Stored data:
┄┄┄┄┄┄
template <int BM, int BN, int WGM, int WGN, int EPI, int NK, int NS = 3, bool ONE = false, int ORD = 0>
__global__ __launch_bounds__(64 * WGM * WGN) void k_h3_pq(const p_u32x4 *__restrict__ A, const p_u32x4 *__restrict__ B,
                                                          const uint32_t *__restrict__ amaxA,
                                                          const uint32_t *__restrict__ amaxB, int64_t M, int N, int K,
                                                          int64_t sA, int64_t sB, const float *__restrict__ bias,
                                                          float *__restrict__ C, int64_t sC, int tiles_n) {
    constexpr int NT = 64 * WGM * WGN;
    constexpr int WTM = BM / WGM, WTN = BN / WGN;
    constexpr int TM = WTM / 32, TN = WTN / 32;
    constexpr int NR = 2 * (TM + TN), NM = 3 * TM * TN;
    static_assert(NM >= NR, "a read behind every MFMA");
    constexpr int G = (BM + BN) * 8 / NT;
    static_assert((BM * 8) % NT == 0 && (BN * 8) % NT == 0, "whole DMA instructions per thread");
    constexpr int STG = (BM + BN) * 8;
    constexpr uint32_t STG_B = STG * 16;
    static_assert(NS >= 2 && NS <= 4, "ring depth");
    __shared__ p_u32x4 lds[NS * STG];

    const int t = blockIdx.y;
    const int L = p_xcd_tile(blockIdx.x, gridDim.x);
    const int tm = L / tiles_n, tn = L - tm * tiles_n;
    const int64_t m0 = (int64_t)tm * BM;
    const int n0 = tn * BN;
    const int tid = threadIdx.x, lane = tid & 63, w = tid >> 6;
    const int wm = w / WGN, wn = w - (w / WGN) * WGN;
    const int64_t row_ch = K / 4;

    const int eA = p_exp(p_amax(amaxA + t)), eB = p_exp(p_amax(amaxB + t));
    const p_u32x4 *baseA = A + t * sA + m0 * row_ch, *baseB = B + t * sB + (int64_t)n0 * row_ch;
    uint32_t off[G];
#pragma unroll
    for (int i = 0; i < G; i++) {
        const int q = i * NT + tid, r = q >> 3, c = (q & 7) ^ p_swz(r);
        off[i] = r < BM ? (uint32_t)(std::min<int64_t>(r, M - 1 - m0) * row_ch + c) : (uint32_t)((r - BM) * row_ch + c);
    }
    typedef __attribute__((address_space(3))) void lds_void;
    typedef __attribute__((address_space(1))) void gbl_void;
    auto issue = [&](int kt, int st) __attribute__((always_inline)) {
        p_u32x4 *base = lds + st * STG + w * 64;
#pragma unroll
        for (int i = 0; i < G; i++) {
            const int q0 = i * NT;
            const p_u32x4 *b = (q0 >> 3) < BM ? baseA : baseB;
            __builtin_amdgcn_global_load_lds((gbl_void *)(b + off[i] + kt * 8), (lds_void *)(base + i * NT), 16, 0, 0);
        }
    };

    const int fr = lane & 31, fh = lane >> 5;
    const uint32_t lds0 = (uint32_t)(uintptr_t)(__attribute__((address_space(3))) p_u32x4 *)lds;
    uint32_t adA[2][2], adB[2][2];
    {
        const int ra = wm * WTM + fr, rb = BM + wn * WTN + fr;
#pragma unroll
        for (int kh = 0; kh < 2; kh++)
#pragma unroll
            for (int p = 0; p < 2; p++) {
                const int c = 2 * (2 * kh + fh) + p;
                adA[kh][p] = lds0 + (uint32_t)(ra * 8 + (c ^ p_swz(ra))) * 16u;
                adB[kh][p] = lds0 + (uint32_t)(rb * 8 + (c ^ p_swz(rb))) * 16u;
            }
    }
    struct Frag {
        p_u32x4 a[TM][2], b[TN][2];
    };
    p_f32x16 hi[TM][TN], lo[TM][TN];
#pragma unroll
    for (int i = 0; i < TM; i++)
#pragma unroll
        for (int j = 0; j < TN; j++) {
            hi[i][j] = p_f32x16{};
            lo[i][j] = p_f32x16{};
        }
    auto rd = [&](Frag &g, auto K_, uint32_t so, auto KH) __attribute__((always_inline)) {
        constexpr int k = decltype(K_)::value, kh = decltype(KH)::value;
        if constexpr (k < 2 * TM)
            lds_rd(g.a[k >> 1][k & 1], adA[kh][k & 1] + so + (k >> 1) * 32 * 128);
        else
            lds_rd(g.b[(k - 2 * TM) >> 1][k & 1], adB[kh][k & 1] + so + ((k - 2 * TM) >> 1) * 32 * 128);
    };
    auto mf = [&](const Frag &f, const Frag &u, auto M_) __attribute__((always_inline)) {
        constexpr int m = decltype(M_)::value, tl = ORD ? m % (TM * TN) : m / 3, pr = ORD ? m / (TM * TN) : m % 3;
        constexpr int i = tl / TN, j = tl % TN;
        if constexpr (ONE) {
            if constexpr (pr == 0)
                hi[i][j] = p_mfma(u.a[i][1], f.b[j][0], hi[i][j]);
            else if constexpr (pr == 1)
                hi[i][j] = p_mfma(f.a[i][0], u.b[j][1], hi[i][j]);
            else
                hi[i][j] = p_mfma(f.a[i][0], f.b[j][0], hi[i][j]);
        } else if constexpr (pr == 0)
            lo[i][j] = p_mfma(f.a[i][1], f.b[j][0], lo[i][j]);
        else if constexpr (pr == 1)
            lo[i][j] = p_mfma(f.a[i][0], f.b[j][1], lo[i][j]);
        else
            hi[i][j] = p_mfma(f.a[i][0], f.b[j][0], hi[i][j]);
    };
    auto half = [&](const Frag &f, Frag &g, uint32_t so, auto KH, auto READS) __attribute__((always_inline)) {
        Frag u;
        if constexpr (ONE) {
#pragma unroll
            for (int i = 0; i < TM; i++) u.a[i][1] = p_unscale(f.a[i][1]);
#pragma unroll
            for (int j = 0; j < TN; j++) u.b[j][1] = p_unscale(f.b[j][1]);
        }
        static_for<NM>([&](auto M_) __attribute__((always_inline)) {
            mf(f, u, M_);
            if constexpr (decltype(READS)::value && decltype(M_)::value < NR) rd(g, M_, so, KH);
        });
        if constexpr (decltype(READS)::value) {
            static_for<NR>([&](auto) __attribute__((always_inline)) {
                __builtin_amdgcn_sched_group_barrier(0x008, 1, 0);
                __builtin_amdgcn_sched_group_barrier(0x100, 1, 0);
            });
            if constexpr (NM > NR) __builtin_amdgcn_sched_group_barrier(0x008, NM - NR, 0);
        }
        __builtin_amdgcn_sched_barrier(0);
    };
    auto touch = [&](const Frag &f) __attribute__((always_inline)) {
#pragma unroll
        for (int i = 0; i < TM; i++) asm volatile("" ::"v"(f.a[i][0]), "v"(f.a[i][1]));
#pragma unroll
        for (int j = 0; j < TN; j++) asm volatile("" ::"v"(f.b[j][0]), "v"(f.b[j][1]));
    };

    static_assert(NK >= NS - 1, "the prologue's k steps");
    constexpr int D = NS - 1;
    static_for<D>([&](auto KT) __attribute__((always_inline)) { issue(decltype(KT)::value, decltype(KT)::value); });
    asm volatile("s_waitcnt vmcnt(%0)" ::"n"(G * (D - 1)) : "memory");
    __builtin_amdgcn_s_barrier();
    __builtin_amdgcn_sched_barrier(0);
    Frag f0, f1;
    static_for<NR>([&](auto K_) __attribute__((always_inline)) { rd(f0, K_, 0, IC<0>{}); });
    static_for<NK>([&](auto KT) __attribute__((always_inline)) {
        constexpr int kt = decltype(KT)::value, st = kt % NS, sn = (kt + 1) % NS;
        if constexpr (kt + D < NK) issue(kt + D, (kt + D) % NS);
        __builtin_amdgcn_sched_barrier(0);
        half(f0, f1, (uint32_t)st * STG_B, IC<1>{}, IC<1>{});
        if constexpr (kt + 1 < NK) {
            touch(f1);
            constexpr int later = (NK - 1 < kt + D ? NK - 1 : kt + D) - (kt + 1);
            asm volatile("s_waitcnt vmcnt(%0)" ::"n"(G * later) : "memory");
            __builtin_amdgcn_s_barrier();
            __builtin_amdgcn_sched_barrier(0);
            half(f1, f0, (uint32_t)sn * STG_B, IC<0>{}, IC<1>{});
        } else {
            half(f1, f0, 0u, IC<0>{}, IC<0>{});
        }
    });

    const float inv = p_pow2(-eA), invB = p_pow2(-eB);
    float *Ct = C + t * sC;
#pragma unroll
    for (int j = 0; j < TN; j++) {
        const int col = n0 + wn * WTN + j * 32 + fr;
        const float bv = EPI == 1 ? bias[(int64_t)t * N + col] : 0.0f;
#pragma unroll
        for (int i = 0; i < TM; i++) {
#pragma unroll
            for (int r = 0; r < 16; r++) {
                const int64_t row = m0 + wm * WTM + i * 32 + (r & 3) + 8 * (r >> 2) + 4 * fh;
                if (row < M) {
                    const float v = (ONE ? hi[i][j][r] : hi[i][j][r] + lo[i][j][r] * P_LO_INV) * inv * invB;
                    Ct[row * N + col] = EPI == 1 ? p_relu(v + bv) : v;
                }
            }
        }
    }
}
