__global__ __launch_bounds__(256) void k_repack_w(const float* __restrict__ W, float* __restrict__ Wr, int Co, int Ci, int KT, unsigned long long* amax,
                                                  const unsigned long long* fold_src, unsigned long long* fold_dst) {
  __shared__ float red4[4];
  if (fold_src && blockIdx.x == 0 && threadIdx.x < 64) amax_compact(fold_src, fold_dst);
  const long n = (long)Co * Ci * KT;
  float m = 0.f;
  for (long i = blockIdx.x * (long)blockDim.x + threadIdx.x; i < n; i += (long)gridDim.x * blockDim.x) {
    const int ci = (int)(i % Ci);
    const int k = (int)((i / Ci) % KT);
    const int co = (int)(i / ((long)Ci * KT));
    const float v = W[((long)co * Ci + ci) * KT + k];
    Wr[i] = v;
    m = fmaxf(m, fabsf(v));
  }
  if (amax) amax_emit_block(amax, m, red4);
}
struct PhaseWJobs {
  int n;
  float* wd[GEMM_GROUP_MAX];
  int r[GEMM_GROUP_MAX], na[GEMM_GROUP_MAX];
  unsigned long long* amax[GEMM_GROUP_MAX];
};
__global__ __launch_bounds__(256) void k_phase_w(const float* __restrict__ W, PhaseWJobs jobs, int Co, int Ci, int KT, int st,
                                                 const unsigned long long* fold_src, unsigned long long* fold_dst) {
  __shared__ float red4[4];
  if (fold_src && blockIdx.x == 0 && blockIdx.y == 0 && threadIdx.x < 64) amax_compact(fold_src, fold_dst);
  const int j = blockIdx.y, r = jobs.r[j], na = jobs.na[j];
  float* const Wd = jobs.wd[j];
  const long n = (long)Ci * na * Co;
  float m = 0.f;
  for (long i = blockIdx.x * (long)blockDim.x + threadIdx.x; i < n; i += (long)gridDim.x * blockDim.x) {
    const int co = (int)(i % Co);
    const int a = (int)((i / Co) % na);
    const int ci = (int)(i / ((long)Co * na));
    const int k = r + st * (na - 1 - a);
    const float v = W[((long)co * Ci + ci) * KT + k];
    Wd[i] = v;
    m = fmaxf(m, fabsf(v));
  }
  if (jobs.amax[j]) {
    amax_emit_block(jobs.amax[j], m, red4);
  }
}

__device__ __forceinline__ void colstats_finalize(int C, double* __restrict__ stat, const BnFinalize& fin);
__global__ __launch_bounds__(256) void k_colstats(const float* __restrict__ Y, int rows, int C, double* __restrict__ stat, BnFinalize fin) {
  colreduce_block<2>(
      rows, C,
      [&](int r, int c, float4* a) {
        const float4 v = *reinterpret_cast<const float4*>(Y + (long)r * C + c);
        a[0].x += v.x; a[0].y += v.y; a[0].z += v.z; a[0].w += v.w;
        a[1].x += v.x * v.x; a[1].y += v.y * v.y; a[1].z += v.z * v.z; a[1].w += v.w * v.w;
      },
      [&](int col, int st, float v) { atomicAdd(&stat[st * C + col], (double)v); });
  colstats_finalize(C, stat, fin);
}
// ... 586 lines not shown
int astk_conv_debug_preact(const astk_cnn_desc* d, void* ws, size_t ws_bytes, int layer, float* out, void* stream) {
  CnnPlan P;
  ASTK_TRY(make_plan(d, ws, P));
  ASTK_CHECK(ws && ws_bytes >= P.bytes && out && layer >= 0 && layer < P.n, "conv_debug_preact: bad arguments");
  const long n = (long)P.rows[layer] * P.Cn[layer];
  hipLaunchKernelGGL(k_preact, dim3(gridn((size_t)n)), dim3(256), 0, (hipStream_t)stream, P.Y[layer], P.bn[layer], out, n, P.Cn[layer]);
  ASTK_LAUNCH_CHECK();
  return 0;
}

int astk_conv_debug_kill_units(const int32_t* units, int n) {
  g_kill_units = n > 0 ? units : nullptr;
  g_kill_n = n > 0 && units ? n : 0;
  return 0;
}
#endif

int astk_conv_bn_relu_bwd(const astk_cnn_desc* d, const astk_cnn_layer_params* L, const astk_cnn_layer_grads* Gr, float* d_out,
                          void* ws, size_t ws_bytes, void* stream) {
  return astk_conv_bn_relu_bwd_sync(d, L, Gr, d_out, ws, ws_bytes, nullptr, nullptr, 1, stream);
}
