# sara-nl/saraGAN

Measured on AMD Instinct MI355X. Metric: 3D volumes/sec/node (G+D step) at 128x128x32, higher is better.
Workload: dtype bf16

## Files before the change

### saragan_amd/csrc/common.h

```cpp
#pragma once
#include <hip/hip_runtime.h>
#include <stdint.h>
#include <mutex>
#include "../../include/saragan_hip.h"

typedef __bf16 bf16_t;
typedef float f32x4 __attribute__((ext_vector_type(4)));
typedef float f32x16 __attribute__((ext_vector_type(16)));
typedef __bf16 bf16x8 __attribute__((ext_vector_type(8)));
typedef __bf16 bf16x4 __attribute__((ext_vector_type(4)));
typedef short s16x4 __attribute__((ext_vector_type(4)));
typedef uint32_t u32x4 __attribute__((ext_vector_type(4)));

#define SG_STORE16_GUARD(v) asm volatile("s_nop 1" ::"v"(v))
typedef uint32_t u32x2 __attribute__((ext_vector_type(2)));

#define SG_LAUNCH_CHECK()                          \
  do {                                             \
    hipError_t e__ = hipGetLastError();            \
    if (e__ != hipSuccess) return (int)e__;        \
  } while (0)

static inline hipStream_t sg_st(sg_stream_t s) { return (hipStream_t)s; }

struct sg_config {
  int fwd_lds, fwd_tg;
  int fwd_v1, fwd_no_pw, fwd_no_dense;
  int fwd_no_v3, fwd_no_v3s, fwd_no_v4, fwd_no_v5, fwd_no_ksplit;
  int fwd3p_16;
  int fwd3s_16;
  int fwd_no_3p;
  int fwd3_gx, fwd3_no_lean;
  int fwd4_gx, fwd4_no_lean, fwd4_no_wres;
  int wgrad_v1, wgrad_no_v3, wgrad_no_lean;
  int wgrad_no_w16;
  int wgrad3l_min_cols;
  int wgrad3l_16;
  int wgrad3l_reuse;
  int wgrad_v1_blocks;
  int dbg_flags;
  int no_small;
  int deterministic;
  int gemm_ks_model;
  int gemm_k333_maxvox;
  int no_gemm;
};
const sg_config& sg_cfg();

bool sg_gemm_conv_eligible(const sg_conv_shape* s, sg_dtype dt);
size_t sg_gemm_conv_workspace(const sg_conv_shape* s, sg_dtype dt);
int sg_gemm_conv_fwd(const void* x, const void* wp, void* y, const sg_conv_shape* s, const float* bias, int act, float slope,
                     const uint32_t* mask_bits, float mask_slope, uint32_t* sign_out, void* workspace, size_t workspace_bytes,
                     hipStream_t st, bool* used);

bool sg_small_eligible(const sg_conv_shape* s);
bool sg_small_wgrad_eligible(const sg_conv_shape* s);
size_t sg_small_tail_bytes(const sg_conv_shape* s);
size_t sg_small_wgrad_workspace(const sg_conv_shape* s);
int sg_small_pack(const float* w, float coef, int flip, void* tail, const sg_conv_shape* s, sg_dtype dt, hipStream_t st);
int sg_small_fwd(const void* x, const void* tail, void* y, const sg_conv_shape* s, const float* bias, int act, float slope,
                 int pixel_norm, float eps, float* pn_scale, const uint32_t* mask_bits, float mask_slope, uint32_t* sign_out,
                 sg_dtype dt, hipStream_t st);
int sg_small_wgrad(const void* x, const void* dy, float* dw, float* dbias, float coef, void* workspace, size_t workspace_bytes,
                   const sg_conv_shape* s, sg_dtype dt, hipStream_t st);

#define SG_ALLOW_160K_LDS(kern)                                                                                  \
  do {                                                                                                           \
    static std::once_flag once__;                                                                                \
    static hipError_t err__ = hipSuccess;                                                                        \
    std::call_once(once__, [&] {                                                                                 \
      err__ = hipFuncSetAttribute((const void*)(kern), hipFuncAttributeMaxDynamicSharedMemorySize, 160 * 1024);  \
    });                                                                                                          \
    if (err__ != hipSuccess) return (int)err__;                                                                  \
  } while (0)
static inline size_t sg_esize(sg_dtype dt) { return dt == SG_BF16 ? 2 : 4; }
static inline bool sg_aligned16(const void* p) { return (((uintptr_t)p) & 15) == 0; }

__device__ __forceinline__ void philox4x32_10(uint32_t c0, uint32_t c1, uint32_t c2, uint32_t c3, uint32_t k0,
                                              uint32_t k1, uint32_t out[4]) {
#pragma unroll
  for (int rnd = 0; rnd < 10; ++rnd) {
    const uint32_t hi0 = __umulhi(0xD2511F53u, c0), lo0 = 0xD2511F53u * c0;
    const uint32_t hi1 = __umulhi(0xCD9E8D57u, c2), lo1 = 0xCD9E8D57u * c2;
    const uint32_t n0 = hi1 ^ c1 ^ k0, n1 = lo1, n2 = hi0 ^ c3 ^ k1, n3 = lo0;
    c0 = n0; c1 = n1; c2 = n2; c3 = n3;
    k0 += 0x9E3779B9u; k1 += 0xBB67AE85u;
  }
  out[0] = c0; out[1] = c1; out[2] = c2; out[3] = c3;
}

struct sg_fastdiv {
  uint32_t d, m;
};
static inline __host__ __device__ sg_fastdiv sg_make_fastdiv(uint32_t d) {
  sg_fastdiv f;
  f.d = d;
  f.m = d <= 1 ? 0u : (uint32_t)((0x100000000ull + d - 1) / d);
  return f;
}
__device__ __forceinline__ uint32_t sg_div(uint32_t x, sg_fastdiv f) {
  return f.d <= 1 ? x : __umulhi(x, f.m);
}

template <typename T>
struct sg_traits;
template <>
struct sg_traits<float> {
  static constexpr int CH = 8;
  __device__ static __forceinline__ float to_f(float v) { return v; }
  __device__ static __forceinline__ float from_f(float v) { return v; }
};
template <>
struct sg_traits<bf16_t> {
  static constexpr int CH = 16;
  __device__ static __forceinline__ float to_f(bf16_t v) { return (float)v; }
  __device__ static __forceinline__ bf16_t from_f(float v) { return (bf16_t)v; }
};
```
┄┄┄┄┄┄
### INSTRUCTIONS TO FOLLOW
Please show, exactly as written, every line above that contains the word "baseB".

### SOLUTION FOR THIS EXERCISE
    const p_u32x4 *baseA = A + t * sA + m0 * row_ch, *baseB = B + t * sB + (int64_t)n0 * row_ch;
            const p_u32x4 *b = (q0 >> 3) < BM ? baseA : baseB;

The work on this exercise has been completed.